Currently there is limited research on the significance of peripapillary flux in pre-diabetic retinopathy, although early retinal changes may occur before DR becomes clinically apparent. Additionally, there are limited studies looking at the association of peripapillary density and peripapillary flux with GCIPL; most of them are associated with RNFL. This study focuses on peripapillary flux and its correlation with GCIPL thickness in patients with T2D in Indonesia, utilizing non-invasive techniques like OCT and OCTA, which provide valuable and accessible diagnostics for retinal assessments. However, the cross-sectional design of this study limits the ability to draw causal conclusions, and it restricts insights into longitudinal changes in retinal thickness and perfusion. The absence of a control group for pre-diabetic retinopathy also limits the understanding of these markers at the earliest stages of disease progression. Further longitudinal studies with a broader participant base, including those at pre-diabetic stages, are recommended to explore how early changes in retinal thickness and perfusion metrics could improve early detection and intervention strategies for DR.
The findings of this study indicate significant relationships between RNFL thickness, GCIPL thickness, and peripapillary perfusion and flux. Peripapillary vascular and neuronal (neurovascular coupling) relationships may represent early markers of microvascular dysfunction in DR, suggesting that monitoring of RNFL and GCIPL thickness and perfusion density with non-invasive diagnostic tools such as OCT and OCTA could support early identification of patients at risk for DR progression.
Article information
Availability of data and materials
The authors confirm that the data supporting the findings of this study are available within the article and its supplementary materials.
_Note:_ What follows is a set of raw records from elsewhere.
@@ -625,16 +718,42 @@
 #pragma unroll
       for (int j = 0; j < EPG; ++j) dzbl[j] = a.dz_bi[(size_t)bj[j] * a.ld1];
     }
+    float zq = 0.f, yq = 0.f;
+    if constexpr (EVAL) {
+      uint32_t bq = bj[0];
+#pragma unroll
+      for (int j = 1; j < EPG; ++j) bq = q == j ? bj[j] : bq;
+      zq = a.logit[bq];
+      yq = a.y[bq];
+    }
 #pragma unroll
     for (int j = 0; j < EPG; ++j) {
       const uint32_t b = bj[j];
       if constexpr (OCC) S4[j] = *reinterpret_cast<const float4 *>(a.gbi + (size_t)b * a.ldG + (size_t)efld * kp + 4 * q);
       else S4[j] = *reinterpret_cast<const float4 *>(a.S + (size_t)b * a.ldS + 4 * q);
-      dzf[j] = a.dz_first[(size_t)b * a.ld1];
+      if constexpr (!EVAL) dzf[j] = a.dz_first[(size_t)b * a.ld1];
       if constexpr (HAS_GBI) G4[j] = *reinterpret_cast<const float4 *>(a.gbi + (size_t)b * a.ldG + 4 * q);
       else G4[j] = splat(0.f);
     }
-    if (!tile_open_early) request_rows();
+    if constexpr (EVAL) {
+      auto eval_dz = [&]() {
+        float lq, dq;
+        bce_loss_dz(a.loss_kind, zq, yq, a.inv_b, lq, dq);
+        group_lanes_f<LPR>(dzf, dq, lane);
+      };
+      if (!tile_open_early) {
+        request_rows();
+        eval_dz();
+#pragma unroll
+        for (int j = 0; j < EPG; ++j) asm volatile("; dlogit under the row wait" : "+v"(dzf[j]));
+      } else {
+        eval_dz();
+#pragma unroll
+        for (int j = 0; j < EPG; ++j) asm volatile("; dlogit ahead of the publication" : "+v"(dzf[j]));
+      }
+    } else {
+      if (!tile_open_early) request_rows();
+    }
 #pragma unroll
     for (int j = 0; j < EPG; ++j) {
       const float x = xl[j];
@@ -838,10 +957,10 @@
   FMX_STAMP(4, lane);
 }
 
-template <int LPR, int LAYOUT, int RULE, bool HAS_GBI, bool INL>
+template <int LPR, int LAYOUT, int RULE, bool HAS_GBI, bool INL, bool EVAL = false>
 __global__ __launch_bounds__(256) void k_fm_update(UpdArgs a) {
   __builtin_amdgcn_s_setprio(3);
-  update_body<LPR, LAYOUT, RULE, HAS_GBI, INL>(a, blockIdx.x);
+  update_body<LPR, LAYOUT, RULE, HAS_GBI, INL, false, EVAL>(a, blockIdx.x);
 }
 
 template <int LPR, int LAYOUT, int RULE, bool INL>
@@ -1611,6 +1730,8 @@
   int32_t *meta;
   int32_t *counter;
   float *parts;
+  int32_t *eflags;
+  float *logit;
   size_t bytes;
 };
 
@@ -1632,7 +1753,11 @@
   w.meta = reinterpret_cast<int32_t *>(p + o_meta);
   w.counter = reinterpret_cast<int32_t *>(p + o_counter);
   w.parts = reinterpret_cast<float *>(p + o_parts);
-  w.bytes = o_parts + align_up(F * tiles * 2 * rec * 4, 256);
+  const size_t o_eflags = o_parts + align_up(F * tiles * 2 * rec * 4, 256);
+  const size_t o_logit = o_eflags + align_up(16 * RED_EVAL * 4, 256);
+  w.eflags = reinterpret_cast<int32_t *>(p + o_eflags);
+  w.logit = reinterpret_cast<float *>(p + o_logit);
+  w.bytes = o_logit + align_up((size_t)B * 4, 256);
   return w;
 }
 
@@ -1703,12 +1828,14 @@
   return hipStreamIsCapturing(st, &cs) == hipSuccess && cs != hipStreamCaptureStatusNone;
 }
 
-template <int LPR, bool HAS_GBI, bool INL>
+template <int LPR, bool HAS_GBI, bool INL, bool EVAL = false>
 void launch_update(const UpdArgs &a, int rule, hipStream_t st) {
   const int tiles = a.F * (a.Bp >> 6);
   const int wpb = tune().wpb_upd;
-  const dim3 grid((tiles + wpb - 1) / wpb + red_slices(a.B)), block(64 * wpb);
-  with_rule(rule, [&](auto LAYOUT, auto RULE) { hipLaunchKernelGGL((k_fm_update<LPR, LAYOUT, RULE, HAS_GBI, INL>), grid, block, 0, st, a); });
+  const dim3 grid((tiles + wpb - 1) / wpb + lead_blocks<INL, EVAL>(a.B)), block(64 * wpb);
+  with_rule(rule, [&](auto LAYOUT, auto RULE) {
+    hipLaunchKernelGGL((k_fm_update<LPR, LAYOUT, RULE, HAS_GBI, INL, EVAL>), grid, block, 0, st, a);
+  });
 }
 
 template <int LPR>
@@ -1732,12 +1859,15 @@
 
 template <int LPR>
 void launch_update_pair(const UpdArgs &a, int rule, bool has_gbi, hipStream_t st) {
+  const bool eval = a.logit != nullptr;
   if (tune().inline_fixup && !is_capturing(st)) {
     if (has_gbi) launch_update<LPR, true, true>(a, rule, st);
+    else if (eval) launch_update<LPR, false, true, true>(a, rule, st);
     else launch_update<LPR, false, true>(a, rule, st);
     return;
   }
   if (has_gbi) launch_update<LPR, true, false>(a, rule, st);
+  else if (eval) launch_update<LPR, false, false, true>(a, rule, st);
   else launch_update<LPR, false, false>(a, rule, st);
   launch_fixup<LPR>(a, rule, st);
 }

Ethical approval and consent to participate
This study was conducted in accordance with the Declaration of Helsinki and with the approval of the protocol by the local Ethics Committee of Universitas Padjadjaran, Bandung, Indonesia. (https://kep.unpad.ac.id). Approval number: 0320010094. Informed consent to participate the study was obtained from the patient.
Author contributions
RMR, SD: conceptualization and original draft writing; AP, BA, ASK: review and editing.
Acknowledgements
The authors would like to thank Iffa Nadifa for helping with the manuscript preparation.
Funding
Not applicable.
Conflict of interest
The authors declare no conflict of interest.